* _Exercise instructions_
Return every line below in which "dbeta" appears.

* _Extracted data_
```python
class _Run:

    def __init__(self, net: UNetV0Net, need_grad: bool):
        self.net = net
        self.need_grad = need_grad
        self.tape: List = []
        self.grads: Dict[str, Tensor] = {}
        net._named_params()
        self.pnames = net._pname_cache
        self.gn: Optional[ops.GnPart] = None
        self.ln_ready = None
        self.mod_sums = ops.ModulationSums()
        self.wpark = ops.WgradPark() if os.environ.get("ADP_WGRAD_PARK", "1") != "0" else None

    def g(self, p: nn.Parameter) -> Tensor:
        try:
            return self.grads[self.pnames[id(p)]]
        except KeyError:
            raise RuntimeError("UNetV0: a parameter the kernels read is not one of the net's registered Parameters (replaced "
                               "between forward and backward, or wrapped by nn.utils.parametrize -- not supported by the "
                               "one-node U-Net: its gradient would have no slot in the flat gradient buffer)") from None

    def gspan(self, p_first: nn.Parameter, numel: int) -> Tensor:
        a, _ = self.net._param_offsets()[self.pnames[id(p_first)]]
        return self.flat[a:a + numel]

    def conditioning(self, time: Tensor, features: Optional[Tensor], ss_pre: Optional[Tensor] = None):
        n = self.net
        self.ss_all = self.dss_all = None
        if ss_pre is not None:
            assert not self.need_grad
            self.feats = None
            self.ss_all = ss_pre.contiguous()
            return self.ss_all
        if n.use_time:
            t = time.reshape(-1).to(torch.float32).contiguous()
            four = ops.time_fourier_fwd(t, n.time_weights)
            pre = [ops.linear_fwd(four, n.time_linear.weight, n.time_linear.bias)]
            acts = [ops.act_fwd(pre[0], ACT_GELU)]
            for lin in n.time_mlp:
                pre.append(ops.linear_fwd(acts[-1], lin.weight, lin.bias))
                acts.append(ops.act_fwd(pre[-1], ACT_GELU))
            feats = acts[-1] if features is None else ops.add(features.contiguous(), acts[-1])
            self.t, self.four, self.pre, self.acts = t, four, pre, acts
        else:
            feats = features.contiguous() if features is not None else None
        self.feats = feats
        if n.bank_total > 0:
            self.ss_all = ops.linear_fwd(feats, n.bank_weight, n.bank_bias, act=ACT_SILU)
            if self.need_grad:
                self.dss_all = _grad_buffer(self.ss_all.shape, self.ss_all.device)
        return self.ss_all

    def conditioning_backward(self) -> Tensor:
        n = self.net
        if n.bank_total == 0:
            return None
        assert not self.mod_sums.items, "dss_all is read while second stages of Modulation backwards are still parked"
        dfa = ops.linear_bwd_data(self.dss_all, n.bank_weight)
        dfeat = ops.act_bwd(self.feats, dfa, ACT_SILU)
        if not n.use_time:
            return dfeat
        dcur = dfeat
        lins = [n.time_linear] + list(n.time_mlp)
        for i in range(len(lins) - 1, -1, -1):
            dp = ops.act_bwd(self.pre[i], dcur, ACT_GELU)
            xin = self.four if i == 0 else self.acts[i - 1]
            ops.linear_bwd_weight(dp, xin, act=ACT_NONE, dw=self.g(lins[i].weight), dbias=self.g(lins[i].bias))
            dcur = ops.linear_bwd_data(dp, lins[i].weight)
        ops.time_fourier_bwd(self.t, n.time_weights, dcur, dw=self.g(n.time_weights))
        return dfeat

    def bank_grad_all(self) -> None:
        n = self.net
        if n.bank_total > 0:
            assert not self.mod_sums.items, "parked Modulation sums while the bank's gradient is formed"
            ops.linear_bwd_weight(self.dss_all.view(-1), self.feats, act=ACT_SILU, dw=self.g(n.bank_weight),
                                  dbias=self.g(n.bank_bias), rows=n.bank_total, dy_bstride=n.bank_total)

    def bank_grad_for_depth(self, d: int, defer: bool = False):
        n = self.net
        a, b = n.bank_depth_rows[d] if n.bank_total > 0 else (0, 0)
        self.mod_sums.flush(a, b)
        assert not any(a <= it[0] < b for it in self.mod_sums.items), "parked Modulation sums inside the rows being read"
        if b > a and not defer:
            K = n.mf
            ops.linear_bwd_weight(self.dss_all.view(-1)[a:], self.feats, act=ACT_SILU,
                                  dw=self.g(n.bank_weight)[a:b], dbias=self.g(n.bank_bias)[a:b], rows=b - a,
                                  dy_bstride=n.bank_total)
        return a, b

    def ss(self, key):
        off, nout = self.net.bank_slices[key]
        return self.ss_all.view(-1)[off:], (self.dss_all.view(-1)[off:] if self.need_grad else None)

    def gn_part_for(self, C: int) -> Optional[ops.GnPart]:
        if GN_EPILOGUE and (C // self.net.groups) % 4 == 0:
            return ops.GnPart()
        return None

    def gn_stats_of(self, x: Tensor) -> Tensor:
        G = self.net.groups
        if self.gn is not None and self.gn.covers(x):
            return ops.gn_finalize(self.gn.part, G)
        return ops.gn_stats(x, G)

    def gn_stats_act_of(self, x: Tensor, gnp):
        G = self.net.groups
        if self.gn is not None and self.gn.covers(x):
            part = self.gn.part
            if (x.shape[1] // G // 4) * part.shape[2] <= 1024:
                return ops.gn_finalize_act(x, part, G, gnp.weight, gnp.bias)
            st = ops.gn_finalize(part, G)
            return st, ops.gn_act(x, st, G, gnp.weight, gnp.bias)
        return ops.gn_stats_act(x, G, gnp.weight, gnp.bias)

    def resnet(self, p, x: Tensor) -> Tensor:
        G = self.net.groups
        if x.shape[1] >= ACT_MATERIALIZE_MIN_C and x.shape[0] * x.shape[1] <= 65535:
            return self.resnet_wide(p, x)
        st1 = self.gn_stats_of(x)
        self.gn = self.gn_part_for(x.shape[1])
        h1 = ops.conv1d(x, p.conv1.weight, p.conv1.bias, pad=1, prologue=1, pro_stats=st1, pro_gamma=p.gn1.weight,
                        pro_beta=p.gn1.bias, groups=G, gn=self.gn)
        st2 = self.gn_stats_of(h1)
        self.gn = None
        y = ops.conv1d(h1, p.conv2.weight, p.conv2.bias, pad=1, prologue=1, pro_stats=st2, pro_gamma=p.gn2.weight,
                       pro_beta=p.gn2.bias, groups=G, res=x)
        if self.need_grad:
            def bwd(gy):
                ops.conv1d_wgrad(h1, gy, 3, pad=1, park=self.wpark, prologue=1, pro_stats=st2, pro_gamma=p.gn2.weight,
                                 pro_beta=p.gn2.bias, groups=G, dw=self.g(p.conv2.weight), dbias=self.g(p.conv2.bias))
                gb2 = ops.GnBwdPart(h1, st2, p.gn2.weight, p.gn2.bias, G)
                dact2 = ops.conv1d(gy, p.conv2.weight, None, pad=1, transposed=True, gnb=gb2)
                dh1, _, _ = ops.gn_silu_bwd(h1, dact2, st2, p.gn2.weight, p.gn2.bias, G, dgamma=self.g(p.gn2.weight),
                                            dbeta=self.g(p.gn2.bias), ab=gb2.ab)
                ops.conv1d_wgrad(x, dh1, 3, pad=1, park=self.wpark, prologue=1, pro_stats=st1, pro_gamma=p.gn1.weight,
                                 pro_beta=p.gn1.bias, groups=G, dw=self.g(p.conv1.weight), dbias=self.g(p.conv1.bias))
                gb1 = ops.GnBwdPart(x, st1, p.gn1.weight, p.gn1.bias, G)
                dact1 = ops.conv1d(dh1, p.conv1.weight, None, pad=1, transposed=True, gnb=gb1)
                dx, _, _ = ops.gn_silu_bwd(x, dact1, st1, p.gn1.weight, p.gn1.bias, G, dres=gy,
                                           dgamma=self.g(p.gn1.weight), dbeta=self.g(p.gn1.bias), ab=gb1.ab)
                return dx
            self.tape.append((bwd, None))
        return y

    def resnet_wide(self, p, x: Tensor) -> Tensor:
        G = self.net.groups
        st1, a1 = self.gn_stats_act_of(x, p.gn1)
        self.gn = self.gn_part_for(x.shape[1])
        h1 = ops.conv1d(a1, p.conv1.weight, p.conv1.bias, pad=1, gn=self.gn)
        st2, a2 = self.gn_stats_act_of(h1, p.gn2)
        self.gn = None
# ... 184 lines not shown
    @staticmethod
    def forward(ctx, net: UNetV0Net, x, time, features, embedding, x_append, channels, n_ctx, cond_pre, grad_on, *rest):
        ctx_list, params = rest[:n_ctx], rest[n_ctx:]
        need_grad = bool(grad_on) and any(ctx.needs_input_grad)
        run = _Run(net, need_grad)
        run.skip_grads = []
        run.ctx_index = {}
        j = 0
        for d, c in enumerate(channels or []):
            if c is not None:
                run.ctx_index[d] = j
                j += 1
        run.ctx_grads = [None] * n_ctx if need_grad else None
        run.ctx_needs = [bool(c.requires_grad) for c in ctx_list]
        x = x.contiguous()
        x2 = x_append.contiguous() if x_append is not None else None
        run.conditioning(time, features, cond_pre if not need_grad else None)
        run.emb_grad = None
        run.want_emb_grad = bool(embedding is not None and ctx.needs_input_grad[4])
        run.want_x2_grad = bool(need_grad and x2 is not None and ctx.needs_input_grad[5])
        run.x2_grad = None
        run.ctx_bank = None
        if embedding is not None and os.environ.get("ADP_CTX_BANK", "1") != "0":
            from .attention import CtxBank
            run.ctx_bank = CtxBank.prepare(run, embedding.contiguous())
            if run.ctx_bank is not None:
                net._ctx_bank_runs = getattr(net, "_ctx_bank_runs", 0) + 1
        y = run.block(0, x, x2, embedding.contiguous() if embedding is not None else None, channels,
                      need_dx=bool(ctx.needs_input_grad[1]))
        ctx.run = run
        ctx.params = params
        ctx.n_ctx = n_ctx
        ctx.has_features = features is not None
        ctx.has_embedding = embedding is not None
        return y

    @staticmethod
    def backward(ctx, gy):
        run: _Run = ctx.run
        if run is None:
            raise RuntimeError("the U-Net tape was released by a previous backward through this forward; "
                               "run the forward again (retain_graph is not supported by the one-node U-Net)")
        net = run.net
        named = net._named_params()
        offs = net._param_offsets()
        total = max(b for _, b in offs.values())
        flat = _grad_buffer((total,), gy.device)
        run.flat = flat
        views = []
        for name, p in named:
            a, b = offs[name]
            v = flat[a:b].view(p.shape)
            run.grads[name] = v
            views.append(v)
        hook = getattr(net, "_grad_ready_hook", None)
        defer_bank = hook is None and os.environ.get("ADP_BANK_DEFER", "1") != "0"
        ctx_depth = net.ctx_final_depth()
        g = gy.contiguous()
        for fn, tag in reversed(run.tape):
            g = fn(g)
            if tag is not None:
                if run.wpark is not None:
                    run.wpark.flush()
                ra, rb = run.bank_grad_for_depth(tag, defer=defer_bank)
                if hook is not None:
                    if run.wpark is not None:
                        run.wpark.join()
                    hook(flat, *net.block_param_range(tag))
                    if rb > ra:
                        w0 = offs["bank_weight"][0]
                        hook(flat, w0 + ra * net.mf, w0 + rb * net.mf)
                if tag == ctx_depth:
                    if run.ctx_bank is not None:
                        run.ctx_bank.backward(run)
                        if hook is not None:
                            net._ctx_bank_hooked_backwards = getattr(net, "_ctx_bank_hooked_backwards", 0) + 1
                    if hook is not None:
                        ca, cb = net.ctx_param_range()
                        if cb > ca:
                            hook(flat, ca, cb)
        run.mod_sums.flush()
        if run.wpark is not None:
            run.wpark.flush()
        if defer_bank:
            run.bank_grad_all()
        dfeat = run.conditioning_backward()
        if run.wpark is not None:
            run.wpark.join()
        if hook is not None:
            for a, b in net.nonblock_param_ranges():
                hook(flat, a, b)
            hook(flat, None, None)
        gx = g if ctx.needs_input_grad[1] else None
        gfeat = dfeat if (ctx.has_features and ctx.needs_input_grad[3]) else None
        gemb = None
        if ctx.has_embedding and ctx.needs_input_grad[4] and run.emb_grad is not None:
            gemb = run.emb_grad.transpose(1, 2)
        gctx = tuple(run.ctx_grads) if run.ctx_grads is not None else (None,) * ctx.n_ctx
        run.grads.clear()
        run.flat = None
        ctx.run = None
        gx2 = run.x2_grad
        run.x2_grad = None
        out = (None, gx, None, gfeat, gemb, gx2, None, None, None, None) + gctx + tuple(views)
        del views, flat, v
        return out
```
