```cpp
__device__ __forceinline__ int walk_opaque(int n) { asm volatile("" : "+s"(n)); return n; }

__device__ __forceinline__ RowWalk make_walk(int tid, int nvec, int rp, int rowstride, int ls, int q0, int T) {
  RowWalk w;
  const int rsub = (int)(((float)tid + 0.5f) * (1.0f / (float)nvec));
  const int vv = tid - rsub * nvec;
  const int q = q0 + 4 * vv;
  w.active = rsub < rp;
  w.voff = (w.active && q >= 0 && q < T) ? (rsub * rowstride + q) * 4 : 0x7f000000;
  w.nk = T - q < 4 ? T - q : 4;
  w.loff = rsub * ls + 4 * vv;
  w.gstep = rp * rowstride * 4;
  w.lstep = rp * ls;
  return w;
}

template <int NP>
__device__ __forceinline__ void walk_issue(RegTile<NP>& t, srd_t rs, const RowWalk& w, int np) {
  int vo = w.voff;
#pragma unroll
  for (int i = 0; i < NP; ++i) {
    if (i < walk_opaque(np)) { t.v[i] = buf_load4(rs, vo); vo += w.gstep; }
  }
}

template <int NP>
__device__ __forceinline__ void walk_commit_act(RegTile<NP>& t, const RowWalk& w, int np, float* lds, float slope, float scale, bool tail = false) {
  if (!w.active) return;
  const int base = w.loff;
#pragma unroll
  for (int i = 0; i < NP; ++i) {
    if (i < walk_opaque(np)) {
      f32x4_t o;
#pragma unroll
      for (int q = 0; q < 4; ++q) { const float v = t.v[i][q]; o[q] = fmaxf(v, v * slope); }
// ... 144 lines not shown
```

### td-vc-gan_amd/csrc/conv_lean.h

```cpp
#pragma once
#include <hip/hip_runtime.h>

namespace tdvc {

enum { LXF_ACT = 0, LXF_FILM = 1, LXF_MASK_LRELU = 2, LXF_MASK_TANH = 3, LXF_COND = 4 };

struct LeanP {
  const float* x; const float* w; float* y;
  const float* bias; const float* bias3; const float* res; const float* add;
  const float* aux;
  const float* mx; const float* gb; float* dgb;
  int x_bs, y_bs, res_bs, add_bs, aux_bs, mx_bs, gb_bs, dgb_bs;
  int T, Cin, Cout, Cw, K, d, pad, flip, reflect, mirror;
  int Cc, span, lo, i0, XS, WS;
  int xrp, xnp, wrp, wnp;
  int post;
  const float* cw; const float* k3; float* cv0;
  int cw_stride, Cv, cv0_bs, ES;
  unsigned* sbits; const unsigned* mbits;
  int sb_bs, mb_bs;
  int swz;
  int one_ahead;
  int fold, seg, Bn;
  int vec;
  float slope, in_scale, out_scale, add_scale, m_slope;
};

hipError_t launch_conv_lean(LeanP p, int B, int xfk, int epi, hipStream_t st);
hipError_t launch_conv_lean_cond(LeanP p, int B, hipStream_t st);

}
```

### td-vc-gan_amd/csrc/conv_lean.hip

```cpp
#include "conv_common.h"
#include "conv_lean.h"

PROF_DEFINE(tdvc_debug_lean_prof)

namespace tdvc {

typedef float f32x4 __attribute__((ext_vector_type(4)));




template <int XFK>
__device__ __forceinline__ float lean_xform(const LeanP& p, float v, int b, int c, int q) {
  if (XFK == LXF_ACT) { v = fmaxf(v, v * p.slope); }
  else {
    const float* a = p.aux + (long)b * p.aux_bs + (long)c * p.T + q;
    if (XFK == LXF_FILM) { const float h = v * (1.f + a[0]) + a[(long)p.Cin * p.T]; v = fmaxf(h, h * p.slope); }
    else if (XFK == LXF_MASK_LRELU) { v = a[0] > 0.f ? v : v * p.slope; }
    else { v = v * (1.f - a[0] * a[0]); }
  }
  return v * p.in_scale;
}

template <int XFK>
__device__ __forceinline__ float lean_fetch(const LeanP& p, int b, int c, int q) {
  if (p.reflect) { if (q < 0) q = -q; else if (q >= p.T) q = 2 * (p.T - 1) - q; }
  if (q < 0 || q >= p.T) return 0.f;
  return lean_xform<XFK>(p, p.x[(long)b * p.x_bs + (long)c * p.T + q], b, c, q);
}

#ifndef LEAN_OCC_SMALL
#define LEAN_OCC_SMALL 4
#endif
constexpr int lean_min_blocks(int m_rep, int n_rep, int wm, int xfk) {
  if (m_rep == 1 && n_rep == 4 && wm == 1 && xfk == LXF_ACT) return 5;
  return m_rep * n_rep >= 9 ? 2 : ((m_rep * n_rep >= 8 || (wm == 4 && xfk == LXF_FILM)) ? 3 : LEAN_OCC_SMALL);
}
#ifndef LEAN_RING_1
#define LEAN_RING_1 2
#endif
#ifndef LEAN_RING_2
#define LEAN_RING_2 2
#endif
constexpr int lean_ring_depth(int m_rep, int n_rep) { return m_rep * n_rep == 1 ? LEAN_RING_1 : (m_rep * n_rep == 2 ? LEAN_RING_2 : 0); }
template <int M_REP, int N_REP, int WM, int WN, int XFK, int EPI, bool FOLD = false>
__global__ __launch_bounds__(256, lean_min_blocks(M_REP, N_REP, WM, XFK)) void conv_lean_kernel(const LeanP p) {
  extern __shared__ __attribute__((aligned(16))) float smem[];
  constexpr int MT = 16 * M_REP * WM, NT = 16 * N_REP * WN;
  constexpr int XVP = (M_REP >= 9 || NT <= 64) ? 4 : (MT >= 32 ? 12 : 6);
  constexpr int WVP = MT >= 48 ? 10 : (MT >= 32 ? 6 : 4);
  float* xs = smem;
  float* ws = smem + p.xnp * p.xrp * p.XS;
  constexpr int WX = 25;
  float* es = ws + p.wnp * p.wrp * p.WS;
  float* wx = es + p.Cv * p.ES;

  const int tid = threadIdx.x, lane = tid & 63, wave = tid >> 6;
  const int wm = wave / WN, wn = wave % WN;
  const int ln = lane & 15, kq = lane >> 4;
  int bx = blockIdx.x, by = blockIdx.y, bz = blockIdx.z;
  if (p.swz) {
    const int gx = gridDim.x, gy = gridDim.y;
    const int nwg = gx * gy * gridDim.z;
    const int orig = bx + gx * (by + gy * bz);
    const int q = nwg >> 3, r = nwg & 7, xcd = orig & 7;
    const int wg = (xcd < r ? xcd * (q + 1) : r * (q + 1) + (xcd - r) * q) + (orig >> 3);
    by = wg % gy;
    const int t = wg / gy;
    bx = t % gx; bz = t / gx;
  }
  const int n0 = FOLD ? 0 : bx * NT, r0 = by * MT, b = FOLD ? bz * p.fold : bz;
  const int wcol0 = wn * 16 * N_REP, wrow0 = wm * 16 * M_REP;
  PROF_DECL

  f32x4 acc[M_REP][N_REP];
#pragma unroll
  for (int m = 0; m < M_REP; ++m)
#pragma unroll
    for (int n = 0; n < N_REP; ++n) acc[m][n] = (f32x4){0.f, 0.f, 0.f, 0.f};

  const int q0 = n0 + p.lo;
  const bool vec_ok = p.vec != 0;
  const bool interior = (XFK != LXF_COND) && (XFK == LXF_ACT || !p.reflect);
  const bool tail = (p.T & 3) != 0;
  const bool end_tile = q0 < 0 || q0 + p.span > p.T;
  const int jc = p.K * p.Cc;
  const float* xrow0 = p.x + (long)b * p.x_bs;
  const float* arow0 = (XFK != LXF_ACT && XFK != LXF_COND) ? p.aux + (long)b * p.aux_bs : nullptr;
  const float* wgrow = p.w + (long)r0 * p.Cw;
// ... 322 lines not shown
#pragma unroll
            for (int n = 0; n < N_REP; ++n) mbv[n] = mv[n] ? mb[n] : -(1 << 28);
            for (int j = 0; j < p.K; ++j) {
              const float* wp = w_lane + (p.flip ? p.K - 1 - j : j);
              const float* xp[N_REP]; bool ok[N_REP];
#pragma unroll
              for (int n = 0; n < N_REP; ++n) {
                const int idx = mbv[n] + j * p.d;
                ok[n] = (unsigned)idx < (unsigned)p.span;
                xp[n] = xs + kq * p.XS + (ok[n] ? idx : 0);
              }
              ring_run(csteps, [&](int slot) {
#pragma unroll
                for (int m = 0; m < M_REP; ++m) wv[slot][m] = wp[m * wrep];
#pragma unroll
                for (int n = 0; n < N_REP; ++n) { xv[slot][n] = *xp[n]; xp[n] += 4 * p.XS; }
                wp += 4 * p.K;
              }, [&](int slot) {
#pragma unroll
                for (int m = 0; m < M_REP; ++m)
#pragma unroll
                  for (int n = 0; n < N_REP; ++n)
                    acc[m][n] = __builtin_amdgcn_mfma_f32_16x16x4f32(ok[n] ? xv[slot][n] : 0.f, wv[slot][m], acc[m][n], 0, 0, 0);
              });
            }
            continue;
          }
        }
        for (int j = 0; j < p.K; ++j) {
          const float* wj = w_lane + (p.flip ? p.K - 1 - j : j);
          for (int cs = 0; cs < csteps; ++cs) {
            float wm_[M_REP], xm_[N_REP];
#pragma unroll
            for (int m = 0; m < M_REP; ++m) wm_[m] = wj[m * 16 * p.WS + cs * 4 * p.K];
#pragma unroll
            for (int n = 0; n < N_REP; ++n) {
              const int idx = mb[n] + j * p.d;
              const bool ok = mv[n] && idx >= 0 && idx < p.span;
              const float t = xs[(cs * 4 + kq) * p.XS + (ok ? idx : 0)];
              xm_[n] = ok ? t : 0.f;
            }
#pragma unroll
            for (int m = 0; m < M_REP; ++m)
#pragma unroll
              for (int n = 0; n < N_REP; ++n)
                acc[m][n] = __builtin_amdgcn_mfma_f32_16x16x4f32(xm_[n], wm_[m], acc[m][n], 0, 0, 0);
          }
        }
      }
    }
    PROF(5)
  }

  if (!vec_ok) {
#pragma unroll
    for (int m = 0; m < M_REP; ++m) {
      const int co = r0 + wrow0 + m * 16 + ln;
      if (co >= p.Cout) continue;
      const long ro = (long)co * p.T;
      const float bias = (EPI == EPI_FWD && p.bias) ? p.bias[co] : 0.f;
#pragma unroll
      for (int n = 0; n < N_REP; ++n) {
#pragma unroll
        for (int q = 0; q < 4; ++q) {
          const int t = n0 + wcol0 + n * 16 + kq * 4 + q;
          if (t >= p.T) continue;
          const long oi = ro + t;
          float v = acc[m][n][q];
          if (EPI == EPI_FWD) {
            v += bias;
            if (p.bias3) v += p.bias3[((long)b * p.Cout + co) * 3 + (t == 0 ? 0 : (t == p.T - 1 ? 2 : 1))];
            if (p.res) v += p.res[(long)b * p.res_bs + oi];
            if (p.post == POST_LRELU) v = fmaxf(v, v * p.m_slope);
            else if (p.post == POST_TANH) v = tanhf(v);
            v *= p.out_scale;
          } else if (EPI == EPI_MASK) {
            v = p.mx[(long)b * p.mx_bs + oi] > 0.f ? v : v * p.m_slope;
          } else if (EPI == EPI_FILM) {
            const float h = p.mx[(long)b * p.mx_bs + oi];
            const float* gp = p.gb + (long)b * p.gb_bs + oi;
            const float ga = gp[0], be = gp[(long)p.Cout * p.T];
            const float dh2 = (h * (1.f + ga) + be) > 0.f ? v : v * p.m_slope;
            float* dg = p.dgb + (long)b * p.dgb_bs + oi;
            dg[0] = dh2 * h; dg[(long)p.Cout * p.T] = dh2;
            v = dh2 * (1.f + ga);
          }
          if (p.add) v += p.add_scale * p.add[(long)b * p.add_bs + oi];
          p.y[(long)b * p.y_bs + oi] = v;
        }
      }
    }
    PROF(6)
    PROF_END
    return;
  }
  auto epi_store = [&](f32x4 v, const int co, const int t0, const float bias, const int b) -> f32x4 {
    const long oi = (long)co * p.T + t0;
    if (EPI == EPI_FWD) {
#pragma unroll
      for (int q = 0; q < 4; ++q) v[q] += bias;
      if (p.bias3) {
        const float* k3 = p.bias3 + ((long)b * p.Cout + co) * 3;
        const float mid = k3[1];
#pragma unroll
        for (int q = 0; q < 4; ++q) v[q] += mid;
        if (t0 == 0) v[0] += k3[0] - mid;
        if (t0 + 4 == p.T) v[3] += k3[2] - mid;
      }
      if (p.res) { const f32x4 r = *reinterpret_cast<const f32x4*>(p.res + (long)b * p.res_bs + oi); v += r; }
      if (p.post == POST_LRELU) {
#pragma unroll
        for (int q = 0; q < 4; ++q) v[q] = fmaxf(v[q], v[q] * p.m_slope);
      } else if (p.post == POST_TANH) {
#pragma unroll
        for (int q = 0; q < 4; ++q) v[q] = tanhf(v[q]);
      }
      v *= p.out_scale;
    } else if (EPI == EPI_MASK) {
      if (N_REP >= 2 && p.mbits) {
        const unsigned wbits = p.mbits[(long)b * p.mb_bs + (long)co * (p.T >> 5) + (t0 >> 5)] >> (t0 & 31);
#pragma unroll
        for (int q = 0; q < 4; ++q) v[q] = ((wbits >> q) & 1u) ? v[q] : v[q] * p.m_slope;
      } else {
        const f32x4 mm = *reinterpret_cast<const f32x4*>(p.mx + (long)b * p.mx_bs + oi);
#pragma unroll
        for (int q = 0; q < 4; ++q) v[q] = mm[q] > 0.f ? v[q] : v[q] * p.m_slope;
      }
    } else if (EPI == EPI_FILM) {
      const f32x4 h = *reinterpret_cast<const f32x4*>(p.mx + (long)b * p.mx_bs + oi);
      const float* gp = p.gb + (long)b * p.gb_bs + oi;
      const f32x4 ga = *reinterpret_cast<const f32x4*>(gp);
      const f32x4 be = *reinterpret_cast<const f32x4*>(gp + (long)p.Cout * p.T);
      f32x4 dga, dbe;
#pragma unroll
      for (int q = 0; q < 4; ++q) {
        const float h2 = h[q] * (1.f + ga[q]) + be[q];
        const float dh2 = h2 > 0.f ? v[q] : v[q] * p.m_slope;
        dga[q] = dh2 * h[q]; dbe[q] = dh2; v[q] = dh2 * (1.f + ga[q]);
      }
      float* dg = p.dgb + (long)b * p.dgb_bs + oi;
      *reinterpret_cast<f32x4*>(dg) = dga;
      *reinterpret_cast<f32x4*>(dg + (long)p.Cout * p.T) = dbe;
    }
    if (p.add) { const f32x4 a4 = *reinterpret_cast<const f32x4*>(p.add + (long)b * p.add_bs + oi); v += a4 * p.add_scale; }
    *reinterpret_cast<f32x4*>(p.y + (long)b * p.y_bs + oi) = v;
    return v;
  };
  auto sign_nibble = [](const f32x4& v, const int t0) -> unsigned {
    return ((v[0] > 0.f ? 1u : 0u) | (v[1] > 0.f ? 2u : 0u) | (v[2] > 0.f ? 4u : 0u) | (v[3] > 0.f ? 8u : 0u)) << (t0 & 31);
  };
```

* _Exercise answer_
                                            dbeta=self.g(p.gn2.bias), ab=gb2.ab)
                                           dgamma=self.g(p.gn1.weight), dbeta=self.g(p.gn1.bias), ab=gb1.ab)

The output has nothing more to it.